When I sat in the gynecologist’s office at 18, in that paper, crinkly “robe” they put you in to do ultrasounds and breast exams, I was really nervous. They were checking me for something called “PCOS”. Those letters might as well of spelled cancer, I had no idea what to expect. In came the doctor, “after analyzing your ultrasound and lab results, I was right, you do have PCOS.” His bedside manner shocked me even at 18. “What’s PCOS?” I asked. Then he dealt the blow, “It’s the number 1 reason in America women can’t have babies.” My jaw must have hit the floor.

Now, let me interject, from my 36 year old self now – that isn’t what PCOS is. That is a statistic about it. PCOS is the acronym for PolyCystic Ovarian Syndrome. It’s frankly a terrible name because you don’t even need cysts on your ovaries to get a diagnosis.

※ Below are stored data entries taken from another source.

@@ -192,6 +243,41 @@
   }
 }
 
+template <typename T, int MT, int NTW, bool D16>
+__device__ __forceinline__ void bwd_head_dG_loaded(const BwdArgs &A, int p, T *ACT, const float *DPH, const HeadDGLoads<T, MT, NTW, D16> &ld) {
+  typedef typename DKind<T, D16>::type DK;
+  typedef typename Elem<T>::vec4 vec4;
+  const FieldGeom &g = A.g;
+  const int F = g.F, LDA = F + Elem<T>::kPad;
+  const int tid = threadIdx.x, lane = tid & 63, wave = tid >> 6, r = lane & 31, h = lane >> 5;
+  const int N = g.pass_N[p];
+  const int pc0 = wave * 32 * NTW;
+  if (pc0 >= N) return;
+  const int hl = pc0 / g.H2, hd = 2 * p + hl;
+#pragma unroll
+  for (int nt = 0; nt < NTW; ++nt) {
+#pragma unroll
+    for (int mt = 0; mt < MT; ++mt) {
+      const int m = mt * 32 + r;
+      const float d0 = DPH[m * BN_DPH + hd * 3 + 0], d1 = DPH[m * BN_DPH + hd * 3 + 1], d2 = DPH[m * BN_DPH + hd * 3 + 2];
+#pragma unroll
+      for (int gp = 0; gp < 2; ++gp) {
+        const int n0 = pc0 + nt * 32 + 16 * gp + 4 * h;
+        float dg[8];
+        dpiece_get<DK>(ld.pc[nt][mt], gp, g.act, 1.f, dg);
+        float va[4], vb[4];
+#pragma unroll
+        for (int e = 0; e < 4; ++e) {
+          va[e] = (d0 * ld.wa[nt][gp][0][e] + d1 * ld.wa[nt][gp][1][e] + d2 * ld.wa[nt][gp][2][e]) * dg[e];
+          vb[e] = (d0 * ld.wb[nt][gp][0][e] + d1 * ld.wb[nt][gp][1][e] + d2 * ld.wb[nt][gp][2][e]) * dg[4 + e];
+        }
+        *(vec4 *)(ACT + (size_t)m * LDA + n0) = to_vec4(T(), va[0], va[1], va[2], va[3]);
+        *(vec4 *)(ACT + (size_t)m * LDA + n0 + 8) = to_vec4(T(), vb[0], vb[1], vb[2], vb[3]);
+      }
+    }
+  }
+}
+
 template <typename T, int MT, int NT, int WAVES, bool D16>
 __global__ __launch_bounds__(WAVES * 64, 2) void field_bwd_kernel(const BwdArgs A) {
   typedef typename DKind<T, D16>::type DK;
@@ -214,8 +300,37 @@
   BN_CLK_BEGIN
 
   const float gs = chain_scale(A.amax);
+  constexpr bool AHEAD = SeedAhead<T, NT, WAVES>::value;
+  const bool two0 = g.pass_heads[0] == 2;
+  HeadDGLoads<T, MT, NT, D16> ld2;
+  HeadDGLoads<T, MT, BN_SINGLE_HEAD_NTW(NT), D16> ld1;
+  if constexpr (AHEAD) {
+    if (two0) ld2.load(A, 0, tile);
+    else ld1.load(A, 0, tile);
+  }
   if (tid < 16) WR[tid] = 0;
-  if (tid < BM) {
+  if constexpr (AHEAD) {
+    constexpr int NQ = (WAVES * 64) / BM;
+    const int m = tid % BM, q = tid / BM;
+    const int64_t gm = m0 + m;
+    float *sh = (float *)(A.stash + A.sl.dpre_head) + gm * BN_DPH;
+    float *st = (float *)(A.stash + A.sl.dpre_trunk) + gm * 4;
+#pragma unroll
+    for (int hd0 = 0; hd0 < BN_MAX_HEADS; hd0 += NQ) {
+      const int hd = hd0 + q;
+      if (hd >= BN_MAX_HEADS) continue;
+      float d3[3];
+      bwd_dpre_head(A, gm, hd, d3);
+#pragma unroll
+      for (int c = 0; c < 3; ++c) { DPH[m * BN_DPH + hd * 3 + c] = d3[c] * gs; sh[hd * 3 + c] = d3[c]; }
+    }
+    if (q == NQ - 1) {
+      float dpt[4];
+      bwd_dpre_trunk(A, gm, dpt);
+#pragma unroll
+      for (int i = 0; i < 4; ++i) { DPT[m * 4 + i] = dpt[i] * gs; st[i] = dpt[i]; }
+    }
+  } else if (tid < BM) {
     const int m = tid;
     const int64_t gm = m0 + m;
     float dph[BN_DPH], dpt[4];
@@ -227,6 +342,7 @@
 #pragma unroll
     for (int i = 0; i < 4; ++i) { DPT[m * 4 + i] = dpt[i] * gs; st[i] = dpt[i]; }
   }
+  BN_PH(14)
   __syncthreads();
   BN_PH(0)
 
@@ -238,9 +354,7 @@
   zero_acc<MT, NT>(acc);
   const float zr = (A.an && A.amax) ? gs / grad_scale_from(A.amax + 1, BN_GS_TARGET_ADJ) : 1.f;
 
-  for (int p = 0; p < g.n_pass; ++p) {
-    if (g.pass_heads[p] == 2) bwd_head_dG<T, MT, NT, D16>(A, p, ACT, DPH, m0, tile);
-    else bwd_head_dG<T, MT, BN_SINGLE_HEAD_NTW(NT), D16>(A, p, ACT, DPH, m0, tile);
+  auto head_product = [&](int p) {
     BN_PH(1)
     __syncthreads();
     BN_PH(2)
@@ -251,6 +365,16 @@
     BN_PH(4)
     __syncthreads();
     BN_PH(5)
+  };
+  if constexpr (AHEAD) {
+    if (two0) bwd_head_dG_loaded<T, MT, NT, D16>(A, 0, ACT, DPH, ld2);
+    else bwd_head_dG_loaded<T, MT, BN_SINGLE_HEAD_NTW(NT), D16>(A, 0, ACT, DPH, ld1);
+    head_product(0);
+  }
+  for (int p = AHEAD ? 1 : 0; p < g.n_pass; ++p) {
+    if (g.pass_heads[p] == 2) bwd_head_dG<T, MT, NT, D16>(A, p, ACT, DPH, m0, tile);
+    else bwd_head_dG<T, MT, BN_SINGLE_HEAD_NTW(NT), D16>(A, p, ACT, DPH, m0, tile);
+    head_product(p);
   }
   if (wave_on && !g.fold) {
 #pragma unroll
diff --git a/brdf_nerf_amd/csrc/field_fwd.hip b/brdf_nerf_amd/csrc/field_fwd.hip
--- a/brdf_nerf_amd/csrc/field_fwd.hip
+++ b/brdf_nerf_amd/csrc/field_fwd.hip
@@ -78,9 +78,9 @@
   for (int k = g.KT0; k < g.KD; ++k) row[k] = (T)((te && k - g.KT0 < g.TD) ? te[k - g.KT0] : 0.f);
 }
 
-template <typename T, int MT, int NTW, int WAVES, bool KEEP, bool DIR, bool HOT, bool D16>
+template <typename T, int MT, int NTW, int WAVES, bool KEEP, bool DIR, bool HOT, bool D16, bool RED4>
 __device__ __forceinline__ void head_pass(const FwdArgs &A, int p, const T *ACT, float *PRM, float *RED, int64_t m0, int64_t tile,
-                                          const BnPhaseClock &phc_) {
+                                          const BnPhaseClock &phc_, bool staged = false, const float *SRED = nullptr) {
   constexpr int BM = MT * 32;
   constexpr bool FAST = Elem<T>::kFastMath;
   constexpr int DP = FwdDepth<T, KEEP>::value;
@@ -93,7 +93,7 @@
   const int N = g.pass_N[p];
   const int pc0 = wave * 32 * NTW;
   const bool on = pc0 < N;
-  for (int n = tid; n < N; n += WAVES * 64) {
+  for (int n = tid; n < N && !(RED4 && staged); n += WAVES * 64) {
     const int hn = n / g.H2, nl = n - hn * g.H2, hdn = 2 * p + hn;
     const int nout = A.d.head_out[hdn];
     PRM[n] = A.p.head_b1[hdn][nl] * act_prescale<FAST>(g.act, 1.f);
@@ -110,7 +110,7 @@
   zero_acc<MT, NTW>(acc);
   if (on) gemm_full<T, MT, NTW, DP, HOT>(acc, (const T *)A.packed + A.pl.fwd_head[p] + (size_t)(pc0 / 32) * KSF * 512, KSF, ACT, LDA, lane);
   BN_PH(9)
-  __syncthreads();
+  if (!(RED4 && staged)) __syncthreads();
   if constexpr (DIR) {
     if (dir_on) {
       const int KSD = g.KD / 16;
@@ -174,33 +174,89 @@
         if (h == 0) RED[(wave * 3 + c) * BM + mt * 32 + r] = v;
       }
   }
-  BN_PH(10)
-  __syncthreads();
-  if (tid < BM * g.pass_heads[p]) {
-    const int m = tid % BM, hl2 = tid / BM, hd2 = 2 * p + hl2;
+  if constexpr (RED4) {
+    constexpr int NQ = (WAVES * 64) / BM;
+    const int m = tid % BM, q = __builtin_amdgcn_readfirstlane(tid / BM);
     const int64_t gm = m0 + m;
-    const int wph = g.H2 / (32 * NTW);
-    const int nout = A.d.head_out[hd2], kind = A.d.head_kind[hd2];
-    float v[3];
-#pragma unroll
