static int fail(int code, const char* msg) {
  g_err = msg;
  return code;
}
static int hip_check(hipError_t e, const char* what) {
  if (e == hipSuccess) return 0;
  char buf[256];
  snprintf(buf, sizeof buf, "%s: %s", what, hipGetErrorString(e));
  g_err = buf;
  return LGX_EHIP;
}
int lgx_fail(int code, const char* msg) { return fail(code, msg); }
int lgx_hip_status(const char* what) { return hip_check(hipGetLastError(), what); }
static int launch_check(int rc, const char* what) {
  if (rc == 0) return 0;
  if (rc == -1) return fail(LGX_EINVAL, what);
  return hip_check(hipGetLastError(), what);
}

struct lgx_sim {
  int device;
  bool dense;
  int pp;
  int act_mode;
  int32_t num_points;
  lgx_env_params params;
  lgx_buffers bufs;
  lgx_dev_model* d_model;
  lgx_env_params* d_params;
  const float* draws;
  float* extras_snapshot;
  lgx_priv_args priv;
  lgx_hist_args hist;
  lgx_act_rand_args arand;
  lgx_cmdcur_args ccur;
  hipStream_t aux;
  hipEvent_t aux_in, aux_done;
  bool aux_pending;
  int32_t n_term_rows;
  int32_t profiling;
  int64_t prof_calls;
  std::vector<hipEvent_t> ev[3];
  std::vector<hipEvent_t> pool;
};

static hipEvent_t take_event(lgx_sim* s) {
  if (!s->pool.empty()) { hipEvent_t e = s->pool.back(); s->pool.pop_back(); return e; }
  hipEvent_t e = nullptr;
  if (hipEventCreateWithFlags(&e, hipEventDisableSystemFence) != hipSuccess) return nullptr;
  return e;
}
thread_local lgx_timing_slot lgx_timing;

static int scratch_zeroed(void** slot, size_t bytes, const char* who, const char* what) {
  const std::string w(who), of = std::string("(") + what + ")";
  const bool fresh = !*slot;
  int rc = fresh ? hip_check(hipMalloc(slot, bytes), (w + ": hipMalloc" + of).c_str()) : 0;
// ... 104 lines not shown
  for (int i = 0; i < (dense ? 0 : model->num_points); ++i) {
    int d = model->point_dyn[i];
    int rep = model->point_report[i];
    if (d < 0 || d >= LGX_NUM_DYN) return fail(LGX_EINVAL, "lgx_sim_create: bad point_dyn");
    int lane;
    if (d == 0) {
      if (rep != 0) return fail(LGX_EINVAL, "lgx_sim_create: base points must report on body 0");
      lane = rr++ & 3;
    } else {
      lane = (d - 1) / 3;
      if (rep < 1 + 4 * lane || rep > 4 + 4 * lane) return fail(LGX_EINVAL, "lgx_sim_create: leg point reports on a foreign body");
    }
    if (dm.lane_npts[lane] >= LGX_MAX_LANE_PTS) return fail(LGX_EINVAL, "lgx_sim_create: too many contact points per leg");
    dm.lane_pts[lane][dm.lane_npts[lane]++] = i;
  }
  for (int l = 0; l < 4; ++l) dm.max_lane_npts = dm.lane_npts[l] > dm.max_lane_npts ? dm.lane_npts[l] : dm.max_lane_npts;
  dm.joint_rot_eye = 1;
  for (int j = 0; j < LGX_NUM_DOF; ++j)
    for (int i = 0; i < 9; ++i)
      if (model->joint_rot[j][i] != (i % 4 == 0 ? 1.f : 0.f)) dm.joint_rot_eye = 0;

  int rc = hip_check(hipSetDevice(device), "hipSetDevice");
  if (rc) return rc;
  lgx_sim* s = new (std::nothrow) lgx_sim();
  if (!s) return fail(LGX_ENOMEM, "lgx_sim_create: out of host memory");
  s->device = device;
  s->dense = dense;
  s->pp = lgx_physics_pp(params->num_envs);
  const char* am = getenv("LGX_ACT_OVERLAP");
  s->act_mode = am && *am ? atoi(am) : 2;
  if (s->act_mode < 0 || s->act_mode > 2 || (am && *am && (am[0] < '0' || am[0] > '2' || am[1]))) {
    delete s;
    return fail(LGX_EINVAL, "lgx_sim_create: LGX_ACT_OVERLAP must be 0, 1 or 2");
  }
  s->num_points = model->num_points;
  s->params = *params;
  s->bufs = *bufs;
  s->draws = nullptr;
  s->extras_snapshot = nullptr;
  s->priv = lgx_priv_args{};
  s->hist = lgx_hist_args{};
  s->arand = lgx_act_rand_args{};
  s->ccur = lgx_cmdcur_args{};
  s->aux = nullptr;
  s->aux_in = s->aux_done = nullptr;
  s->aux_pending = false;
  s->profiling = 0;
  s->prof_calls = 0;
  s->n_term_rows = params->num_terms + (params->termination_slot >= 0 ? 1 : 0);
  if ((rc = hip_check(hipMalloc(&s->d_model, sizeof(lgx_dev_model)), "hipMalloc(model)"))) { delete s; return rc; }
  if ((rc = hip_check(hipMalloc(&s->d_params, sizeof(lgx_env_params)), "hipMalloc(params)"))) {
    (void)hipFree(s->d_model); delete s; return rc;
  }
  rc = hip_check(hipMemcpy(s->d_model, &dm, sizeof dm, hipMemcpyHostToDevice), "hipMemcpy(model)");
  if (!rc) rc = hip_check(hipMemcpy(s->d_params, params, sizeof *params, hipMemcpyHostToDevice), "hipMemcpy(params)");
  if (!rc) {
    const int64_t blocks = (params->num_envs + LGX_ENV_BLOCK - 1) / LGX_ENV_BLOCK;
    rc = hip_check(hipMemset(bufs->scratch + blocks * LGX_PARTIAL_STRIDE, 0, sizeof(unsigned int)), "hipMemset(ticket)");
  }
  if (rc) { (void)hipFree(s->d_model); (void)hipFree(s->d_params); delete s; return rc; }
  *out = s;
  return 0;
}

Anyways, back to this appointment: It changed my life forever. Now, I was 18, not in a serious relationship, in fact, I had just gotten off birth control so I wouldn’t be tempted to have sex with my then boyfriend. I was like my daughter Fiona though, I knew I wanted to be a mom someday. So I asked the doctor what I could do. He said, “Go back on birth control, here’s metformin, it’s a drug for diabetes but will help you, and you need to lose the weight you just gained.” I had gained some weight, 60 pounds in 3 months. How to lose it though? I was clueless, I gained the weight while at the end of a very rigorous training for a half marathon. I was running like 25-30 miles per week, and though I wasn’t eating great, I certainly wasn’t eating terrible. Nothing to justify weight gain while burning that many calories.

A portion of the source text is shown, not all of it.